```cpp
PYBIND11_MODULE(_core, m) {
  m.doc() = "MI355X-native shared-tensor engine (CDNA4 HIP + RCCL/TCP)";

  py::class_<Config>(m, "Config")
      .def(py::init<>())
      .def_readwrite("host", &Config::host)
      .def_readwrite("port", &Config::port)
      .def_readwrite("device", &Config::device)
      .def_property(
          "codec", [](const Config& c) { return static_cast<int>(c.codec); },
          [](Config& c, int v) { c.codec = static_cast<Codec>(v); })
      .def_readwrite("snapshot_join", &Config::snapshot_join)
      .def_readwrite("use_rccl", &Config::use_rccl)
      .def_readwrite("reconnect", &Config::reconnect)
      .def_readwrite("preserve_subtree", &Config::preserve_subtree)
      .def_readwrite("keepalive_s", &Config::keepalive_s)
      .def_readwrite("bw_limit", &Config::bw_limit)
      .def_readwrite("min_round_interval_s", &Config::min_round_interval_s)
      .def_readwrite("expected_children", &Config::expected_children)
      .def_readwrite("sizes", &Config::sizes)
      .def_readwrite("explicit_parent", &Config::explicit_parent)
      .def_readwrite("listen_port", &Config::listen_port)
      .def_readwrite("join_timeout_s", &Config::join_timeout_s)
      .def_readwrite("rms_sample_stride", &Config::rms_sample_stride)
      .def_readwrite("lagged_scale", &Config::lagged_scale)
      .def_readwrite("delta_bf16", &Config::delta_bf16)
      .def_readwrite("use_graphs", &Config::use_graphs);

  py::class_<Engine>(m, "Engine")
      .def(py::init<Config>())
      .def("set_values", &Engine::set_values)
      .def("set_link_buffers", &Engine::set_link_buffers)
      .def("start", &Engine::start, py::call_guard<py::gil_scoped_release>())
      .def("add_from", &Engine::add_from,
           py::call_guard<py::gil_scoped_release>())
      .def("copy_to", &Engine::copy_to,
           py::call_guard<py::gil_scoped_release>())
      .def("fused_sgd", &Engine::fused_sgd,
           py::call_guard<py::gil_scoped_release>())
      .def("fused_sgd_bf16", &Engine::fused_sgd_bf16,
           py::call_guard<py::gil_scoped_release>())
      .def("fused_adamw", &Engine::fused_adamw,
           py::call_guard<py::gil_scoped_release>())
      .def("notify_dirty", &Engine::notify_dirty)
      .def("close", &Engine::close, py::call_guard<py::gil_scoped_release>())
      .def("is_master", &Engine::is_master)
      .def("listen_port", &Engine::listen_port)
      .def("last_error", &Engine::last_error)
      .def("reconnect_count", &Engine::reconnect_count)
      .def("recent_scales_sent", &Engine::recent_scales_sent)
      .def("recent_scales_recv", &Engine::recent_scales_recv)
      .def("link_stats", [](Engine& e) {
        py::list out;
        for (auto& s : e.link_stats()) {
          py::dict d;
          d["rounds_sent"] = s.rounds_sent;
          d["rounds_recv"] = s.rounds_recv;
          d["bytes_sent"] = s.bytes_sent;
          d["bytes_recv"] = s.bytes_recv;
          d["last_scale_sent"] = s.last_scale_sent;
          d["last_scale_recv"] = s.last_scale_recv;
          d["active"] = s.active;
          d["dead"] = s.dead;
          d["peer"] = s.peer;
          d["rccl"] = s.rccl;
          out.append(d);
        }
        return out;
      });

  py::class_<DevCodec>(m, "DevCodec")
      .def(py::init<int, std::vector<int64_t>, int, bool>(), py::arg("codec"),
           py::arg("sizes"), py::arg("device"), py::arg("delta_bf16") = false)
      .def("reduce_scales", &DevCodec::reduce_scales)
      .def("quantize", &DevCodec::quantize, py::arg("delta"),
           py::arg("scales"), py::arg("payload"), py::arg("stream"),
           py::arg("stats") = 0)
      .def("finalize_scales", &DevCodec::finalize_scales)
      .def("apply", &DevCodec::apply);
  m.def("gpu_add_scatter", &py_gpu_add_scatter, py::arg("src"), py::arg("n"),
        py::arg("alpha"), py::arg("dsts"), py::arg("stream"),
        py::arg("delta_bf16") = false);
  m.def("gpu_fused_sgd", &py_gpu_fused_sgd, py::arg("mom"), py::arg("grad"),
        py::arg("lr"), py::arg("mu"), py::arg("n"), py::arg("dsts"),
        py::arg("stream"), py::arg("delta_bf16") = false);
  m.def("gpu_fused_sgd_bf16", &py_gpu_fused_sgd_bf16, py::arg("mom"),
        py::arg("grad"), py::arg("shadow"), py::arg("lr"), py::arg("mu"),
        py::arg("n"), py::arg("dsts"), py::arg("stream"),
        py::arg("delta_bf16") = false);
  m.def("gpu_fused_adamw", &py_gpu_fused_adamw, py::arg("mom"),
        py::arg("vel"), py::arg("grad"), py::arg("grad_bf16"),
        py::arg("shadow"), py::arg("lr"), py::arg("beta1"), py::arg("beta2"),
        py::arg("eps"), py::arg("wd"), py::arg("inv_bc1"), py::arg("inv_bc2"),
        py::arg("n"), py::arg("dsts"), py::arg("stream"),
        py::arg("delta_bf16") = false);
  m.def("gpu_snapshot_capture", &py_gpu_snapshot_capture, py::arg("values"),
        py::arg("delta"), py::arg("out"), py::arg("n"), py::arg("stream"),
        py::arg("delta_bf16") = false);
  m.def("gpu_add_delta_scatter", &py_gpu_add_delta_scatter, py::arg("src"),
        py::arg("n"), py::arg("dsts"), py::arg("stream"),
        py::arg("delta_bf16") = false);
  m.def("rccl_loopback_payload", &rccl_loopback_payload,
        "Self ncclSend/ncclRecv of a real payload on one device (1-rank "
        "comm): executes the non-blocking enqueue ordering + stream polling "
        "the 2-GPU xGMI links use and verifies the moved bytes.");
  m.def("rccl_self_test", &rccl_self_test,
        py::call_guard<py::gil_scoped_release>());

  m.def("gelu_fwd", [](uintptr_t x, uintptr_t y, int64_t n, uintptr_t stream) {
    hip_gelu_fwd(reinterpret_cast<const void*>(x), reinterpret_cast<void*>(y),
                 n, reinterpret_cast<hipStream_t>(stream));
  });
  m.def("gelu_bwd", [](uintptr_t dy, uintptr_t x, uintptr_t dx, int64_t n,
                       uintptr_t stream) {
    hip_gelu_bwd(reinterpret_cast<const void*>(dy),
                 reinterpret_cast<const void*>(x),
                 reinterpret_cast<void*>(dx), n,
                 reinterpret_cast<hipStream_t>(stream));
  });

  m.def("ce_fwd", [](uintptr_t logits, uintptr_t targets, uintptr_t loss,
                     uintptr_t row_m, uintptr_t row_lse, int64_t R, int64_t V,
                     uintptr_t stream) {
    hip_ce_fwd(reinterpret_cast<const void*>(logits),
               reinterpret_cast<const int32_t*>(targets),
               reinterpret_cast<float*>(loss), reinterpret_cast<float*>(row_m),
               reinterpret_cast<float*>(row_lse), R, V,
               reinterpret_cast<hipStream_t>(stream));
  });
  m.def("ce_bwd", [](uintptr_t logits, uintptr_t targets, uintptr_t row_lse,
                     uintptr_t dlogits, uintptr_t gscale_dev, double inv_r,
                     int64_t R, int64_t V, uintptr_t stream,
                     bool skip_if_unit) {
    hip_ce_bwd(reinterpret_cast<const void*>(logits),
               reinterpret_cast<const int32_t*>(targets),
               reinterpret_cast<const float*>(row_lse),
               reinterpret_cast<void*>(dlogits),
               reinterpret_cast<const float*>(gscale_dev),
               static_cast<float>(inv_r), R, V, skip_if_unit,
               reinterpret_cast<hipStream_t>(stream));
  }, py::arg("logits"), py::arg("targets"), py::arg("row_lse"),
     py::arg("dlogits"), py::arg("gscale_dev"), py::arg("inv_r"),
     py::arg("R"), py::arg("V"), py::arg("stream"),
     py::arg("skip_if_unit") = false);
  m.def("ce_fwd_grad", [](uintptr_t logits, uintptr_t targets, uintptr_t loss,
                          uintptr_t row_lse, uintptr_t dlogits, double inv_r,
                          int64_t R, int64_t V, uintptr_t stream) {
    hip_ce_fwd_grad(reinterpret_cast<const void*>(logits),
                    reinterpret_cast<const int32_t*>(targets),
                    reinterpret_cast<float*>(loss),
                    reinterpret_cast<float*>(row_lse),
                    reinterpret_cast<void*>(dlogits),
                    static_cast<float>(inv_r), R, V,
                    reinterpret_cast<hipStream_t>(stream));
  });
  m.def("ce_fwd_grad_max_v", &hip_ce_fwd_grad_max_v);

  m.def("ln_fwd", [](uintptr_t x, uintptr_t w, uintptr_t b, uintptr_t y,
                     uintptr_t mean, uintptr_t rstd, int64_t R, int C,
                     double eps, uintptr_t stream) {
    hip_ln_fwd(reinterpret_cast<const void*>(x),
               reinterpret_cast<const void*>(w),
               reinterpret_cast<const void*>(b), reinterpret_cast<void*>(y),
               reinterpret_cast<float*>(mean), reinterpret_cast<float*>(rstd),
               R, C, static_cast<float>(eps),
               reinterpret_cast<hipStream_t>(stream));
  });
  m.def("colsum_bf16", [](uintptr_t x, uintptr_t out, int64_t R, int C,
                          uintptr_t stream) {
    hip_colsum_bf16(reinterpret_cast<const void*>(x),
                    reinterpret_cast<float*>(out), R, C,
                    reinterpret_cast<hipStream_t>(stream));
  });
  m.def("swiglu_fwd", [](uintptr_t x1, uintptr_t x3, uintptr_t y, int64_t n,
                         uintptr_t stream) {
    hip_swiglu_fwd(reinterpret_cast<const void*>(x1),
                   reinterpret_cast<const void*>(x3),
                   reinterpret_cast<void*>(y), n,
                   reinterpret_cast<hipStream_t>(stream));
  });
  m.def("swiglu_bwd", [](uintptr_t dy, uintptr_t x1, uintptr_t x3,
                         uintptr_t dx1, uintptr_t dx3, int64_t n,
                         uintptr_t stream) {
    hip_swiglu_bwd(reinterpret_cast<const void*>(dy),
                   reinterpret_cast<const void*>(x1),
                   reinterpret_cast<const void*>(x3),
                   reinterpret_cast<void*>(dx1),
                   reinterpret_cast<void*>(dx3), n,
                   reinterpret_cast<hipStream_t>(stream));
  });
  m.def("rope_qk", [](uintptr_t q, uintptr_t k, uintptr_t q_out,
                      uintptr_t k_out, uintptr_t cos, uintptr_t sin,
                      int64_t B, int64_t Hq, int64_t Hkv, int64_t T,
                      int64_t D, std::array<int64_t, 3> q_strides,
                      std::array<int64_t, 3> k_strides,
                      std::array<int64_t, 3> q_out_strides,
                      std::array<int64_t, 3> k_out_strides, bool inverse,
                      uintptr_t stream) {
    auto st = [](const std::array<int64_t, 3>& a) {
      return RopeStrides{a[0], a[1], a[2]};
    };
    hip_rope_qk(reinterpret_cast<const void*>(q),
                reinterpret_cast<const void*>(k),
                reinterpret_cast<void*>(q_out),
                reinterpret_cast<void*>(k_out),
                reinterpret_cast<const float*>(cos),
                reinterpret_cast<const float*>(sin), B, Hq, Hkv, T, D,
                st(q_strides), st(k_strides), st(q_out_strides),
                st(k_out_strides), inverse,
                reinterpret_cast<hipStream_t>(stream));
  }, py::arg("q"), py::arg("k"), py::arg("q_out"), py::arg("k_out"),
     py::arg("cos"), py::arg("sin"), py::arg("B"), py::arg("Hq"),
     py::arg("Hkv"), py::arg("T"), py::arg("D"), py::arg("q_strides"),
     py::arg("k_strides"), py::arg("q_out_strides"),
     py::arg("k_out_strides"), py::arg("inverse"), py::arg("stream"));
  m.def("rms_fwd", [](uintptr_t x, uintptr_t w, uintptr_t y, uintptr_t rstd,
                      int64_t R, int C, double eps, uintptr_t stream) {
    hip_rms_fwd(reinterpret_cast<const void*>(x),
                reinterpret_cast<const void*>(w), reinterpret_cast<void*>(y),
                reinterpret_cast<float*>(rstd), R, C, static_cast<float>(eps),
                reinterpret_cast<hipStream_t>(stream));
  });
  m.def("rms_bwd", [](uintptr_t dy, uintptr_t x, uintptr_t w, uintptr_t rstd,
                      uintptr_t dx, uintptr_t dgamma, int64_t R, int C,
                      uintptr_t stream) {
    hip_rms_bwd(reinterpret_cast<const void*>(dy),
                reinterpret_cast<const void*>(x),
                reinterpret_cast<const void*>(w),
                reinterpret_cast<const float*>(rstd),
                reinterpret_cast<void*>(dx), reinterpret_cast<float*>(dgamma),
                R, C, reinterpret_cast<hipStream_t>(stream));
  });
  m.def("ln_bwd", [](uintptr_t dy, uintptr_t x, uintptr_t w, uintptr_t mean,
                     uintptr_t rstd, uintptr_t dx, uintptr_t dgamma,
                     uintptr_t dbeta, int64_t R, int C, uintptr_t stream) {
    hip_ln_bwd(reinterpret_cast<const void*>(dy),
               reinterpret_cast<const void*>(x),
               reinterpret_cast<const void*>(w),
               reinterpret_cast<const float*>(mean),
               reinterpret_cast<const float*>(rstd),
               reinterpret_cast<void*>(dx), reinterpret_cast<float*>(dgamma),
               reinterpret_cast<float*>(dbeta), R, C,
               reinterpret_cast<hipStream_t>(stream));
  });

  m.def("add_ln_supported", &hip_add_ln_supported);
  m.def("add_ln_max_blocks", &hip_add_ln_max_blocks);
  m.def("add_ln_fwd", [](uintptr_t x, uintptr_t delta, uintptr_t dbias,
                         uintptr_t w, uintptr_t b, uintptr_t x_new,
                         uintptr_t y, uintptr_t mean, uintptr_t rstd,
                         int64_t R, int C, double eps, uintptr_t stream) {
    hip_add_ln_fwd(reinterpret_cast<const void*>(x),
                   reinterpret_cast<const void*>(delta),
                   reinterpret_cast<const void*>(dbias),
                   reinterpret_cast<const void*>(w),
                   reinterpret_cast<const void*>(b),
                   reinterpret_cast<void*>(x_new), reinterpret_cast<void*>(y),
                   reinterpret_cast<float*>(mean),
                   reinterpret_cast<float*>(rstd), R, C,
                   static_cast<float>(eps),
                   reinterpret_cast<hipStream_t>(stream));
  });
  m.def("add_ln_bwd", [](uintptr_t dy, uintptr_t x_new, uintptr_t w,
                         uintptr_t mean, uintptr_t rstd, uintptr_t d_x_new,
                         uintptr_t dx_total, uintptr_t dgamma, uintptr_t dbeta,
                         uintptr_t ddbias, uintptr_t partial, int64_t R, int C,
                         uintptr_t stream) {
    hip_add_ln_bwd(reinterpret_cast<const void*>(dy),
                   reinterpret_cast<const void*>(x_new),
                   reinterpret_cast<const void*>(w),
                   reinterpret_cast<const float*>(mean),
                   reinterpret_cast<const float*>(rstd),
                   reinterpret_cast<const void*>(d_x_new),
// ... 56 lines not shown
```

• • • • • • •

◆ TASK TO COMPLETE ◆
Copy every line from the entries that contains the word "dbeta".

◆ WRITTEN ANSWER ◆
                     uintptr_t dbeta, int64_t R, int C, uintptr_t stream) {
               reinterpret_cast<float*>(dbeta), R, C,
                         uintptr_t dx_total, uintptr_t dgamma, uintptr_t dbeta,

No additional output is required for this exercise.